I've tested both XGBoost 0.4 and 0.6 and I cannot reproduce this exception (ie. a java.io.IOException that signals that Booster binary object contains non-zero bytes in the "reserved" area). Maybe it's a Architecture/OS issue (I'm on 64-bit GNU/Linux).

You would need to provide a Booster file that I could study locally.

damienrj commented 8 years ago

I just got xgboost installed on OSX and it appeared to work. The server I am running the code on is CentOS/64-bit. I am happy to send the booster binary object, where are the located?

vruusmann commented 8 years ago

If you're using sklearn2pmml package version 0.9.7 or newer, then simply activate the debug option:

sklearn2pmml(estimator, mapper, debug = True)

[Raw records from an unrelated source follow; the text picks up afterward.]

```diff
+                k0 = ok ? c0 : 0.f;
+                k1 = ok ? c1 : 0.f;
+#pragma unroll
+                for (int q = 0; q < 4; ++q) {
+                    U1[q] = Xr1[xs + q * 32];
+                    U2[q] = Xr2[xs + q * 32];
+                }
+                dd[0] = Yb[ys];
+                dd[1] = Yb[ys + 64];
+                dd[2] = Yb[ys + yr64];
+                dd[3] = Yb[ys + yr64 + 64];
+                tx += 2;
+                const bool w = tx >= TW;
+                tx -= w ? TW : 0;
+                xo += w ? dxw : 4 * 32;
+                yo += w ? dyw : 4 * 64;
+            };
+            auto form = [&]() {
+                f32x2 R[4];
+#pragma unroll
+                for (int q = 0; q < 4; ++q) {
+                    R[q][0] = fmaf(sa, U2[q][0], U1[q][0]);
+                    R[q][1] = fmaf(sa, U2[q][1], U1[q][1]);
+                }
+                V[0] = R[0] - R[2];
+                V[1] = R[1] + R[2];
+                V[2] = R[2] - R[1];
+                V[3] = R[1] - R[3];
+                const float r0 = fmaf(k1, dd[2], k0 * dd[0]), r1 = fmaf(k1, dd[3], k0 * dd[1]);
+                D[0] = r0;
+                D[1] = r0 + r1;
+                D[2] = r0 - r1;
+                D[3] = -r1;
+            };
+#if DBN_WWG_PIPE
+            fetch(0);
+            form();
+#pragma unroll
+            for (int s = 0; s < 8; ++s) {
+                f32x2 Vc[4];
+                float Dc[4];
+#pragma unroll
+                for (int j = 0; j < 4; ++j) {
+                    Vc[j] = V[j];
+                    Dc[j] = D[j];
+                }
+                __builtin_amdgcn_sched_barrier(0);
+                if (s + 1 < 8) fetch(s + 1);
+                __builtin_amdgcn_sched_barrier(0);
+#pragma unroll
+                for (int j = 0; j < 4; ++j)
+#pragma unroll
+                    for (int h = 0; h < 2; ++h) acc[j][h] = __builtin_amdgcn_mfma_f32_32x32x2f32(Dc[j], Vc[j][h], acc[j][h], 0, 0, 0);
+                __builtin_amdgcn_sched_barrier(0);
+                if (s + 1 < 8) form();
+            }
+#else
+#pragma unroll
+            for (int s = 0; s < 8; ++s) {
+                fetch(s);
+                form();
+#pragma unroll
+                for (int j = 0; j < 4; ++j)
+#pragma unroll
+                    for (int h = 0; h < 2; ++h) acc[j][h] = __builtin_amdgcn_mfma_f32_32x32x2f32(D[j], V[j][h], acc[j][h], 0, 0, 0);
+            }
+#endif
+        } else
 #if DBN_WWG_PIPE
         if constexpr (!LIN) {
             f32x2 U1[4], U2[4], V[4];
@@ -317,8 +443,9 @@
 #pragma unroll
                 for (int h = 0; h < 2; ++h) acc[j][h] = __builtin_amdgcn_mfma_f32_32x32x2f32(D[j], V[j][h], acc[j][h], 0, 0, 0);
         }
-        if constexpr (!LIN) {
-            if (g + 1 < g1 && DBN_WWG_EXP != 1) __syncthreads();
+        if constexpr (PRE) {
+            if (g + 1 < s1 && DBN_WWG_EXP != 1) __syncthreads();
+            if constexpr (LP) lbuf ^= (int)next_staged;
         }
     }
     float* const S = p.slab + ((long)b * 16 + 4 * irow) * 4096 + (oh * 32 + 4 * lh) * 64 + 2 * li;
@@ -443,6 +570,13 @@
     const int R = std::min(TH, (30 + TW) / TW + 1);
     return (2 * R + 2) * (2 * TW + 2) <= WL_XPX && 2 * R * 2 * TW <= WL_YPX;
 }
+bool wwg_lin_pipe_fits(int H, int W) {
+    const int TW = (W + 1) / 2, TH = (H + 1) / 2;
+    const int R = std::min(TH, (14 + TW) / TW + 1);
+    return TW >= 2 && (2 * R + 2) * (2 * TW + 2) <= WP_XPX && 2 * R * 2 * TW <= WP_YPX;
+}
+int g_wwg_lin_pipe = 1;
+bool wwg_lin_pipe() { return g_wwg_lin_pipe != 0; }
 double wwg_fill(int H, int W, bool lin) {
     if (lin) {
         const long TI = (long)((H + 1) / 2) * ((W + 1) / 2);
@@ -470,6 +604,11 @@
     return wwg_fill(H, W, wwg_linear(H, W)) >= 0.5;
 }
 int dbn_winograd_wgrad_linear(int H, int W) { return wwg_linear(H, W); }
+int dbn_set_wwg_lin_pipe(int on) {
+    g_wwg_lin_pipe = on != 0;
+    return DBN_OK;
+}
+int dbn_winograd_wgrad_lin_pipelined(int H, int W) { return wwg_linear(H, W) && wwg_lin_pipe() && wwg_lin_pipe_fits(H, W); }
 long dbn_winograd_wgrad_slab_floats(int N, int H, int W, int O, int Cb) {
     const int nsub = (O / 64) * (Cb / 64);
     return (long)wwg_splits(wwg_groups(N, H, W), nsub) * nsub * 16 * 4096;
@@ -501,8 +640,11 @@
     hipStream_t st = (hipStream_t)stream;
     if (phases & 1) {
         const dim3 grid(p.nsplit * p.nob * p.nib);
-        if (lin) hipLaunchKernelGGL(winograd_wgrad_f32_kernel<true>, grid, dim3(512), 0, st, p);
-        else hipLaunchKernelGGL(winograd_wgrad_f32_kernel<false>, grid, dim3(512), 0, st, p);
+        const bool pipe = lin && wwg_lin_pipe() && wwg_lin_pipe_fits(H, W);
+        if (pipe && ((W + 1) / 2) % 2 == 0) hipLaunchKernelGGL((winograd_wgrad_f32_kernel<true, 2>), grid, dim3(512), 0, st, p);
+        else if (pipe) hipLaunchKernelGGL((winograd_wgrad_f32_kernel<true, 1>), grid, dim3(512), 0, st, p);
+        else if (lin) hipLaunchKernelGGL((winograd_wgrad_f32_kernel<true, 0>), grid, dim3(512), 0, st, p);
+        else hipLaunchKernelGGL((winograd_wgrad_f32_kernel<false, 0>), grid, dim3(512), 0, st, p);
     }
     if (phases & 2) {
         const int nsub = p.nob * p.nib;
diff --git a/db_text_minimal_amd/engine.py b/db_text_minimal_amd/engine.py
--- a/db_text_minimal_amd/engine.py
+++ b/db_text_minimal_amd/engine.py
@@ -124,6 +124,8 @@
             self.L.dbn_set_winograd_blocks_per_barrier(int(os.environ['DBN_WINO_CBS']))
         if 'DBN_WINO_STAGGER' in os.environ:
             self.L.dbn_set_winograd_stagger(int(os.environ['DBN_WINO_STAGGER']))
+        if 'DBN_WWG_LIN_PIPE' in os.environ:
+            self.L.dbn_set_wwg_lin_pipe(int(os.environ['DBN_WWG_LIN_PIPE']))
         if 'DBN_PHASE_PRIO' in os.environ:
             self.L.dbn_set_phase_priority(int(os.environ['DBN_PHASE_PRIO']))
         if 'DBN_STAGGER' in os.environ:
diff --git a/include/dbnet_hip.h b/include/dbnet_hip.h
--- a/include/dbnet_hip.h
+++ b/include/dbnet_hip.h
@@ -155,6 +155,8 @@
 
 int dbn_winograd_wgrad_eligible(int N, int H, int W, int O, int Cb, int I);
 int dbn_winograd_wgrad_linear(int H, int W);
+int dbn_set_wwg_lin_pipe(int on);
+int dbn_winograd_wgrad_lin_pipelined(int H, int W);
 long dbn_winograd_wgrad_slab_floats(int N, int H, int W, int O, int Cb);
 int dbn_winograd_wgrad_f32(int phases, const float* dy, const float* x, const float* x_scale, const float* x_shift, float* slab, float* grad,
                            int N, int H, int W, int O, int Cb, int I, float scale, void* stream);
```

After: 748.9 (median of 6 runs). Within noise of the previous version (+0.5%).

The converter will then preserve temporary joblib dump files. Attach them here (or if GitHub won't let you do that for "security reasons", send to my e-mail).

damienrj commented 8 years ago

I believe these are the files you want. Btw, thank you for responding so quickly!

output.zip

damienrj commented 8 years ago

With the update to jpmml-xgboost it looks like it works with the R script, and for a simple python version I made. It doesn't appear to work yet with XGBClassifier but I can just make a function to generate the feature map and use jpmml-xgboost. I will give it a try with my full size models. Thanks for the help!

damienrj commented 7 years ago

Just a follow up, after I was able to get XGBoost to the current version (6.0) after building some new compliers everything worked without issues.